Rio de Janeiro, September 5, 2017 – Petróleo Brasileiro S.A. – Petrobras, further to the Material Fact disclosed on 8/25/2017, informs that the Shareholder’s General Meeting (SGM) of Petrobras Distribuidora S.A. (BR) approved in a meeting held on 8/31/2017, its corporate restructuring, as well as the amendment of its Bylaws.
The main changes to the Bylaws take into account the requirements of Law no. 13,303/2016 and Decree 8,945/2016, including the legal rules relating to listed companies and Novo Mercado regulation, and are highlighted below:
• Accession to the Novo Mercado segment: (i) Exclusive issue of Common Shares; (ii) Rules for Public Offer of Purchase of shares, including requirement of agreement by the holders of 1/3 (one-third) of outstanding shares for possible exit from the segment, without sale of shares; (iii) Issue of Tag Along, giving equal treatment to the other company shareholders; and (iv) Membership in the Market Arbitration Chamber.
• Governance, Risk and Compliance Department under the Board of Directors (BD);
• New competencies assigned to BR’s BD and Executive Board (EB);
• Board of Directors composition with at least 3 (three) representatives of the minority shareholders, regardless of corporate interest, in addition to minimum 50% percentage of independent members, taking into account those elected by the minority shareholders;
• Compliance with integrity requirements for the nomination of Administrators and Audit Committee members, in addition to those prescribed by law;
• Inclusion of express clause regarding the incompatibility of participation in the administration bodies of BR and its subsidiaries and controlled companies, of members who are candidates to public offices, whereas such members shall resign their post under penalty of dismissal from the time their intention to run for office becomes public;
• Creation of new Advising Committees to the BD;
• Discipline of Transactions with Related Parties, to require that, in certain cases, in addition to the prior analysis of competence by the Audit Committee, upon the establishment of the Minority Committee, the latter shall provide prior advice, issuing its opinion on the desired transaction.
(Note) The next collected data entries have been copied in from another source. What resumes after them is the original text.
template <int TM>
__device__ inline void prepass_run(const EnvCtx& c, PrepState& st, BookMeta& M, int k_stop, bool write_track) {
    const DevParams& P = c.P;
    const DevState& S = c.S;
    const int b = c.b, B = S.B;
    MarketR m;
    m.cursor = st.cursor; m.time_ms = st.time_ms; m.rec_cur = st.rec_cur; m.rec_last = st.rec_last;
    m.ap0 = st.ap0; m.bp0 = st.bp0; m.lap0 = st.lap0; m.lbp0 = st.lbp0;
    m.a_tv = st.a_tv; m.b_tv = st.b_tv;
    m.a_obsval = m.b_obsval = 0.0; m.a_obsvol = m.b_obsvol = 0;
    m.ewma_up = st.ewma_up; m.ewma_down = st.ewma_down; m.tp_val = st.tp_val;
    m.records = st.records;
    int k = st.k;
    int prev_first = st.prev_first;
    RMReg w_mid, w_vol, w_spr, w_tp, w_atx, w_btx;
    AccReg w_vn, w_vd;
    rm_load(S.f_midprice, b, w_mid); rm_load(S.f_volatility, b, w_vol); rm_load(S.spread_window, b, w_spr);
    rm_load(S.tp_mp, b, w_tp); rm_load(S.f_ask_tx, b, w_atx); rm_load(S.f_bid_tx, b, w_btx);
    acc_load(S.f_vwap_numer, b, w_vn); acc_load(S.f_vwap_denom, b, w_vd);
#ifndef LOB_PRE_TOUCH
#define LOB_PRE_TOUCH 0
#endif
#if LOB_PRE_TOUCH
    PreRow<TM> R0;
    uint32_t nt[4] = {0u, 0u, 0u, 0u};
#else
    PreRow<TM> R0, R1;
#endif
    i32 t1 = 0, t2 = 0;
    bool piped = false;
    int band_px = 0, band_tk = 0;
    rm_prep(S.f_midprice, B, b, w_mid); rm_prep(S.f_volatility, B, b, w_vol); rm_prep(S.spread_window, B, b, w_spr);
    rm_prep(S.tp_mp, B, b, w_tp); rm_prep(S.f_ask_tx, B, b, w_atx); rm_prep(S.f_bid_tx, B, b, w_btx);
    acc_prep(S.f_vwap_numer, B, b, w_vn); acc_prep(S.f_vwap_denom, B, b, w_vd);
    while (!M.complete && k < k_stop) {
        const int first = m.cursor;
#if LOB_PRE_TOUCH
        {
            const int last = c.n_ev() - 1;
            const uint32_t* r2 = c.row(first + 2 < last ? first + 2 : last);
            const int wl = P.Wd - 1;
            nt[0] = r2[0]; nt[1] = r2[16 < wl ? 16 : wl]; nt[2] = r2[32 < wl ? 32 : wl]; nt[3] = r2[wl];
        }
        pre_row_issue<TM>(c, first, R0);
        if (!piped) t1 = pre_row_time(c, first + 1);
#else
        if (!piped) { pre_row_issue<TM>(c, first, R0); t1 = pre_row_time(c, first + 1); }
        pre_row_issue<TM>(c, first + 1, R1);
        t2 = pre_row_time(c, first + 2);
#endif
        if (first < c.n_ev() && (R0.hdr.y & LOB_EVT_FLAG_TAS_DRY)) {
            M.ex_first = -1; M.ex_cur = m.rec_cur; M.ex_last = m.rec_last; M.ex_time = m.time_ms; M.ex_records = 0;
            M.complete = 1;
            break;
        }
        f64 tp[TM];
        i64 tv[TM];
        if (prev_first + 1 == first) {
#pragma unroll
            for (int i = 0; i < TM; i++) { tp[i] = 0.0; tv[i] = 0; }
            int ntr = 0;
            merge_trade_slots<TM>(c, R0.tr, ntr, tp, tv);
        } else {
            load_trades<TM>(c, prev_first + 1, first, tp, tv);
        }
        prev_first = first;
        const f64 mp = (m.ap0 + m.bp0) / 2.0;
        m.a_obsval = 0.0; m.a_obsvol = 0; m.b_obsval = 0.0; m.b_obsvol = 0;
#pragma unroll
        for (int i = 0; i < TM; i++) {
            if (i >= P.T || tv[i] <= 0) continue;
            if (tp[i] < mp) continue;
            m.a_obsval += tp[i] * (f64)tv[i];
            m.a_obsvol += tv[i];
        }
#pragma unroll
        for (int ii = 0; ii < TM; ii++) {
            const int i = TM - 1 - ii;
            if (i >= P.T || tv[i] <= 0) continue;
            if (tp[i] > mp) continue;
            m.b_obsval += tp[i] * (f64)tv[i];
            m.b_obsvol += tv[i];
        }
        const i64 rec0 = m.records;
        if (!mk_update_book_profiles_pre<TM>(c, m, R0, t1)) {
            M.ex_first = first; M.ex_cur = m.rec_cur; M.ex_last = m.rec_last; M.ex_time = m.time_ms;
            M.ex_records = m.records - rec0;
            M.complete = 1;
            break;
        }
        if (m.lap0 == 0.0 || m.lbp0 == 0.0) c.err(LOB_ERR_UNDEF_PRICE);
        const f64 mid = (m.ap0 + m.bp0) / 2.0, lmid = (m.lap0 + m.lbp0) / 2.0;
        const int tick_ap0 = lobh::to_ticks_hint((*c.tk), m.ap0, band_px), tick_bp0 = lobh::to_ticks_hint((*c.tk), m.bp0, band_px);
        const i64 mpt = (i64)lobh::to_ticks_hint((*c.tk), mid, band_px);
        const f64 mpm = mid - lmid, sp = m.ap0 - m.bp0;
        rm_apply_reg(S.f_midprice, B, b, w_mid, (f64)mpt);
        rm_apply_reg(S.f_volatility, B, b, w_vol, (f64)mpt);
        acc_apply_reg(S.f_vwap_numer, B, b, w_vn, m.a_obsval + m.b_obsval);
        acc_apply_reg(S.f_vwap_denom, B, b, w_vd, (f64)(m.a_obsvol + m.b_obsvol));
        rm_apply_reg(S.spread_window, B, b, w_spr, 0.0 > sp ? 0.0 : sp);
        f64 micro;
        {
            f64 div = (f64)(m.a_tv + m.b_tv);
            f64 mpm_a = (f64)m.a_tv * m.bp0, mpm_b = m.ap0 * (f64)m.b_tv;
            micro = (mpm_a + mpm_b) / div;
        }
        rm_apply_reg(S.tp_mp, B, b, w_tp, P.target_price == LOB_TP_MICROPRICE ? micro : mid);
        m.tp_val = w_tp.mean;
        {
            f64 up = 0.0 > mpm ? 0.0 : mpm;
            f64 dn = fabs(0.0 < mpm ? 0.0 : mpm);
            m.ewma_up = (P.ewma_alpha * up) + ((1 - P.ewma_alpha) * m.ewma_up);
            m.ewma_down = (P.ewma_alpha * dn) + ((1 - P.ewma_alpha) * m.ewma_down);
        }
        rm_apply_reg(S.f_ask_tx, B, b, w_atx, (f64)m.a_obsvol);
        rm_apply_reg(S.f_bid_tx, B, b, w_btx, (f64)m.b_obsvol);
        rm_prep(S.f_midprice, B, b, w_mid); rm_prep(S.f_volatility, B, b, w_vol); rm_prep(S.spread_window, B, b, w_spr);
        rm_prep(S.tp_mp, B, b, w_tp); rm_prep(S.f_ask_tx, B, b, w_atx); rm_prep(S.f_bid_tx, B, b, w_btx);
        acc_prep(S.f_vwap_numer, B, b, w_vn); acc_prep(S.f_vwap_denom, B, b, w_vd);

        if (write_track) {
            Track t;
            t.rec_first = first; t.rec_last = m.rec_cur; t.time_ms = m.time_ms;
            t.tick_ap0 = tick_ap0; t.tick_bp0 = tick_bp0;
            {
                int ntr = 0;
#pragma unroll
                for (int i = 0; i < TM; i++) ntr += (i < P.T && tv[i] > 0) ? 1 : 0;
                t.info = (ntr < 2 ? ntr : 2) | (ntr <= 2 ? LOB_TRK_TRADES_OK : 0);
                t.tr_px[0] = (f32)tp[0]; t.tr_vol[0] = tv[0];
                t.tr_px[1] = TM > 1 ? (f32)tp[TM > 1 ? 1 : 0] : 0.0f; t.tr_vol[1] = TM > 1 ? tv[TM > 1 ? 1 : 0] : 0;
                t.bap = (f32)m.ap0; t.bbp = (f32)m.bp0;
            }
            t.mid = mid; t.tp_val = m.tp_val; t.spread_mean = w_spr.mean;
            t.a_tv = m.a_tv; t.b_tv = m.b_tv;
            t.mv[LOB_MV_SPD] = (f32)ulb((f64)(tick_ap0 - tick_bp0), 0.0, 20.0);
            {
                const f64 front = (f64)mpt;
                i32 bi = w_mid.head - w_mid.cnt + 1;
                if (bi < 0) bi += S.f_midprice.w;
                const f64 back = w_mid.cnt == S.f_midprice.w ? w_mid.old : S.f_midprice.ring[(size_t)bi * B + b];
                t.mv[LOB_MV_MPM] = (f32)ulb((f64)(lobh::to_ticks_hint((*c.tk), front, band_tk) - lobh::to_ticks_hint((*c.tk), back, band_tk)), -10.0, 10.0);
            }
            {
                f64 v_a = (f64)m.a_tv, v_b = (f64)m.b_tv;
                t.mv[LOB_MV_IMB] = (f32)((v_a + v_b) > 0 ? 5 * (v_b - v_a) / (v_b + v_a) : 0.0);
                f64 q_a = w_atx.sum, q_b = w_btx.sum;
                t.mv[LOB_MV_SVL] = (f32)((q_a + q_b) > 0 ? 5 * (q_b - q_a) / (q_a + q_b) : 0.0);
            }
            {
                f64 var = w_vol.s / (f64)(w_vol.cnt - 1);
                f64 sd = var > 0 ? sqrt(var) : 0.0;
                t.mv[LOB_MV_VOL] = (f32)ulb(5.0 * sd, 0.0, 10.0);
                f64 u = m.ewma_up, d = m.ewma_down;
                t.mv[LOB_MV_RSI] = (f32)((u + d) != 0.0 ? 5.0 * (u - d) / (u + d) : 0.0);
                f64 vw = w_vn.sum / w_vd.sum;
                t.mv[LOB_MV_VWAP] = (f32)ulb(vw / w_spr.mean, -10.0, 10.0);
                t.mv[7] = 0.0f;
            }
            c.track_w(k) = t;
            if (M.k_warm < 0 && w_atx.cnt == S.f_ask_tx.w && w_btx.cnt == S.f_bid_tx.w && w_vn.cnt == S.f_vwap_numer.w &&
                w_vd.cnt == S.f_vwap_denom.w && w_vol.cnt == S.f_volatility.w && w_mid.cnt == S.f_midprice.w &&
                w_tp.cnt == S.tp_mp.w && w_spr.cnt == S.spread_window.w)
                M.k_warm = k + 1;
        }
        if (k + 1 == M.k_warm) prev_first = m.rec_cur;
        k++;
        piped = m.cursor == first + 1;
#if LOB_PRE_TOUCH
        t2 = (i32)nt[0];
        asm volatile("" ::"v"(nt[1]), "v"(nt[2]), "v"(nt[3]));
        if (piped) t1 = t2;
#else
        if (piped) { R0 = R1; t1 = t2; }
#endif
    }
    rm_store(S.f_midprice, b, w_mid); rm_store(S.f_volatility, b, w_vol); rm_store(S.spread_window, b, w_spr);
    rm_store(S.tp_mp, b, w_tp); rm_store(S.f_ask_tx, b, w_atx); rm_store(S.f_bid_tx, b, w_btx);
    acc_store(S.f_vwap_numer, b, w_vn); acc_store(S.f_vwap_denom, b, w_vd);
    st.cursor = m.cursor; st.time_ms = m.time_ms; st.rec_cur = m.rec_cur; st.rec_last = m.rec_last;
    st.ap0 = m.ap0; st.bp0 = m.bp0; st.lap0 = m.lap0; st.lbp0 = m.lbp0;
    st.a_tv = m.a_tv; st.b_tv = m.b_tv;
    st.ewma_up = m.ewma_up; st.ewma_down = m.ewma_down; st.tp_val = m.tp_val;
    st.records = m.records;
    st.k = k;
    st.prev_first = prev_first;
    S.ewma_up[b] = m.ewma_up; S.ewma_down[b] = m.ewma_down; S.tp_val[b] = m.tp_val;
    if (write_track) {
        M.n_track = k;
        M.init_ok = M.k_warm > 0 ? 1 : 0;
    }
}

Transactions shall be approved by a 2/3 vote of BD members.
It should be noted that compliance with Novo Mercado Rules and the nomination of Board of Directors members by minority shareholder shall be subject to the effective Initial Public Offering (IPO) of BR, still subject to internal approval and the approval of the Securities and Exchange Commission of Brazil (CVM) and favorable conditions of national and international capital markets.
The new Bylaws will be available on the website of Petrobras Distribuidora (www.br.com.br/governancacorporativa).
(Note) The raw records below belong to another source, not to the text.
# 1556174776/simple_pbft

Hardware: AMD Instinct MI355X
Metric: sig verifies/sec at 1/2/4/8 MI355X; p50 quorum-cert verify latency (higher is better)
Workload: dtype u32; 1 GPU; config4: 1048576 ECDSA-P256 sigs sharded N/1, 100-key table, 1% corrupted (8 classes); global_batch=1048576, keys=100, parallelism=shard1 (strong scaling: independent per-GPU shards, no collective), streams=2

## Files before the change

### simple_pbft_amd/csrc/kernels.h

```cpp
#pragma once
#include <hip/hip_runtime.h>
#include <stddef.h>
#include <stdint.h>

namespace pbftv {

size_t table_bytes(int w);
int table_windows(int w);
#define PBFTV_COMBOS_G29(X) X(29, 24) X(29, 22) X(29, 21) X(29, 20) X(29, 16)
#define PBFTV_COMBOS_G26(X) X(26, 24) X(26, 22) X(26, 21) X(26, 20) X(26, 16)
#define PBFTV_COMBOS_G24(X) X(24, 24) X(24, 22) X(24, 20) X(24, 16)
#define PBFTV_COMBOS_SMALL(X) X(20, 20) X(16, 16) X(16, 12) X(16, 8) X(8, 8)
#define PBFTV_COMBOS(X) PBFTV_COMBOS_G29(X) PBFTV_COMBOS_G26(X) PBFTV_COMBOS_G24(X) PBFTV_COMBOS_SMALL(X)
#define PBFTV_TABLE_WIDTHS(X) X(8) X(12) X(16) X(20) X(21) X(22) X(24) X(26) X(29)
struct TableScratch {
  void* bases;
  void* lbuf;
  void* hbuf;
  void* small_scratch;
  void* entry_scratch;
  uint64_t entry_lanes;
};
struct TableScratchSizes {
  size_t bases, lbuf, hbuf, small_scratch, entry_scratch;
  uint64_t entry_lanes;
};
TableScratchSizes table_scratch_sizes(int w, uint32_t nbases);
hipError_t launch_build_tables(int w, const uint32_t* keys_le, uint32_t key0, uint32_t nb, int with_g,
                               uint32_t* valid, uint32_t* const* tabs, TableScratch& sc, hipStream_t st);
size_t ecdsa_record_bytes(uint64_t n);
int scalar_batch(uint64_t n);
size_t scalar_prefix_bytes(uint64_t n);
struct KeyOrder {
  const uint32_t* total;
  uint32_t* claim;
  uint32_t nkeys;
};
hipError_t launch_ecdsa_scalars(const uint8_t* hashes, const uint8_t* sigs, const uint32_t* key_idx, uint64_t n,
                                const uint32_t* key_valid, uint32_t nkeys, void* rec, void* prefix,
                                const KeyOrder& ko, hipStream_t st);
hipError_t launch_ecdsa_comb(int wg, int wq, const void* rec, uint64_t n, const uint32_t* gtab,
                             const uint32_t* const* qtabs,
                             uint8_t* bitmap, uint8_t* okb, const uint32_t* cuflag, hipStream_t st);
constexpr uint32_t kCuFlagWords = 4096;
bool key_sort_wanted(uint64_t n, uint32_t nkeys);
size_t key_sort_header_bytes();
size_t key_sort_scratch_bytes(uint64_t n, uint32_t nkeys);
hipError_t launch_key_count(const uint32_t* key_idx, uint64_t n, uint32_t nkeys, void* scratch, uint32_t parity,
                            KeyOrder* out, hipStream_t st);
hipError_t launch_pack_bits(const uint8_t* okb, uint64_t n, uint8_t* bitmap, hipStream_t st);
struct CombArgs {
  const void* rec;
  uint64_t n;
  const uint32_t* gtab;
  const uint32_t* const* qtabs;
  uint8_t* bitmap;
  uint8_t* okb;
  const uint32_t* cuflag;
};
struct WaveArgs {
  const uint8_t* hashes;
  const uint8_t* sigs;
  const uint32_t* key_idx;
  uint64_t n;
  const uint32_t* key_valid;
  uint32_t nkeys;
  const uint32_t* gtab;
  const uint32_t* const* qtabs;
  uint8_t* bitmap;
  uint8_t* okbytes;
  bool one_wave;
};
hipError_t launch_ecdsa_wave(int wg, int wq, const uint8_t* hashes, const uint8_t* sigs, const uint32_t* key_idx,
                             uint64_t n, const uint32_t* key_valid, uint32_t nkeys, const uint32_t* gtab,
                             const uint32_t* const* qtabs, uint8_t* bitmap, uint8_t* okbytes, hipStream_t st,
                             bool one_wave = false);
uint64_t wave_path_max();
constexpr int kRowsExact = 4;

struct QcMail {
  uint32_t bell, n, stop, expired_s0, cap, halt, expired_s1, pad[9];
  static constexpr uint32_t kQcSlots = 8;
  static constexpr uint32_t kQcCap = 128;
  static constexpr int kArmSlots = 2;
  __host__ __device__ uint32_t* expired(int s) { return s ? &expired_s1 : &expired_s0; }
  static constexpr size_t slot_off(uint32_t i) { return 64 + 192 * (size_t)i; }
  static constexpr size_t live_off(int s = 0) { return 64 + 192 * (size_t)kQcSlots + 4 * (size_t)kQcCap * s; }
  static constexpr size_t res_off(uint32_t = kQcCap) { return live_off(kArmSlots); }
  static constexpr size_t arrays_off(uint32_t cap = kQcCap) {
    return (res_off() + (cap > kQcCap ? cap : kQcCap) + 63) & ~(size_t)63;
// ... 82 lines not shown
```

### simple_pbft_amd/csrc/p256_kernels.hip

```cpp
#include <hip/hip_runtime.h>

#include <cstdlib>

#include "kernels.h"
#include "verify_kernels.h"

namespace pbftv {

#ifndef PBFTV_SCAL_BLOCK_INV_MIN_K
#define PBFTV_SCAL_BLOCK_INV_MIN_K 4
#endif

#ifndef PBFTV_SCAL_WAVES
#define PBFTV_SCAL_WAVES 1
#endif

constexpr uint32_t kSortBlocks = 256;
constexpr uint32_t kSortMaxKeys = 1024;
constexpr uint32_t kSortHdr = kSortMaxKeys + 64;

template <int W>
struct TabGeom {
  using G = CombGeom<W>;
  static constexpr int CL = G::kEnt < 256 ? G::kEnt : (G::kW <= 16 ? 256 : 1 << (G::kW / 2));
// ... 245 lines not shown
  switch (w) {
#define PBFTV_W(W) \
  case W: return CombGeom<W>::kBytes;
    PBFTV_TABLE_WIDTHS(PBFTV_W)
#undef PBFTV_W
    default: return 0;
  }
}

int table_windows(int w) {
  switch (w) {
#define PBFTV_W(W) \
  case W: return CombGeom<W>::kWin;
    PBFTV_TABLE_WIDTHS(PBFTV_W)
#undef PBFTV_W
    default: return 0;
  }
}

hipError_t launch_build_tables(int w, const uint32_t* keys_le, uint32_t key0, uint32_t nb, int with_g,
                               uint32_t* valid, uint32_t* const* tabs, TableScratch& sc, hipStream_t st) {
  switch (w) {
#define PBFTV_W(W) \
  case W: return build_tables_w<W>(keys_le, key0, nb, with_g, valid, tabs, sc, st);
    PBFTV_TABLE_WIDTHS(PBFTV_W)
#undef PBFTV_W
    default: return hipErrorInvalidValue;
  }
}

__device__ __forceinline__ void block_key_hist(uint32_t* h, const uint32_t* __restrict__ key_idx, uint64_t n,
                                               uint32_t nkeys) {
  const uint32_t nb = nkeys + 1;
  for (uint32_t b = threadIdx.x; b < nb; b += blockDim.x) h[b] = 0;
  __syncthreads();
  const uint64_t chunk = (n + gridDim.x - 1) / gridDim.x, lo = (uint64_t)blockIdx.x * chunk;
  const uint64_t hi = lo + chunk < n ? lo + chunk : n;
  for (uint64_t i = lo + threadIdx.x; i < hi; i += blockDim.x) {
    const uint32_t k = key_idx[i];
    atomicAdd(&h[k < nkeys ? k : nkeys], 1u);
  }
  __syncthreads();
}

__global__ void __launch_bounds__(256) k_key_hist(const uint32_t* __restrict__ key_idx, uint64_t n, uint32_t nkeys,
                                                  uint32_t* __restrict__ cur, uint32_t* __restrict__ other) {
  __shared__ uint32_t h[kSortMaxKeys + 1];
  if (blockIdx.x == 0)
    for (uint32_t b = threadIdx.x; b < 2 * kSortHdr; b += blockDim.x) other[b] = 0;
  block_key_hist(h, key_idx, n, nkeys);
  for (uint32_t b = threadIdx.x; b <= nkeys; b += blockDim.x)
    if (h[b]) atomicAdd(&cur[b], h[b]);
}

__device__ __forceinline__ void block_key_starts(const uint32_t* __restrict__ total, uint32_t nkeys, uint32_t* start,
                                                 uint32_t* part) {
  constexpr uint32_t kPer = (kSortMaxKeys + 1 + 255) / 256;
  const uint32_t t = threadIdx.x, m = nkeys + 1;
  uint32_t v[kPer], sum = 0;
  PBFTV_UNROLL for (uint32_t k = 0; k < kPer; ++k) {
    const uint32_t b = kPer * t + k;
    v[k] = b < m ? total[b] : 0u;
    sum += v[k];
  }
  part[t] = sum;
  __syncthreads();
  for (uint32_t off = 1; off < 256; off <<= 1) {
    const uint32_t x = t >= off ? part[t - off] : 0u;
    __syncthreads();
    part[t] += x;
    __syncthreads();
  }
  uint32_t run = part[t] - sum;
  PBFTV_UNROLL for (uint32_t k = 0; k < kPer; ++k) {
    const uint32_t b = kPer * t + k;
    if (b < m) start[b] = run;
    run += v[k];
  }
  __syncthreads();
}
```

The same SGM approved the corporate restructuring of BR, consisting of capital contribution of R$ 6.3 billion and partial split-off of receivables with the Eletrobras System and other companies in the Petrobras System, in the same amount. As such, BR’s equity capital remains unaltered after the conclusion of transactions.
BR used the funds from capital contribution plus its cash availability of R$ 1.4 billion to execute early settlement in 8/31/2017 of debts with Banco do Brasil, amounting to R$ 4.5 billion, and Bradesco, amounting to R$ 3 billion. It is important to note that Petrobras was the guarantor of both transactions.
On the same date, Petrobras executed new financing with the same financial institutions, under the same conditions and amounts as the financing paid in advance by BR. Thus, these financing transactions do not have an impact on Petrobras’ consolidated net indebtedness or the profile of its indebtedness.
Finally, this communication should not be considered as advertisement of offer, and facts deemed relevant on this topic shall be timely communicated to the market.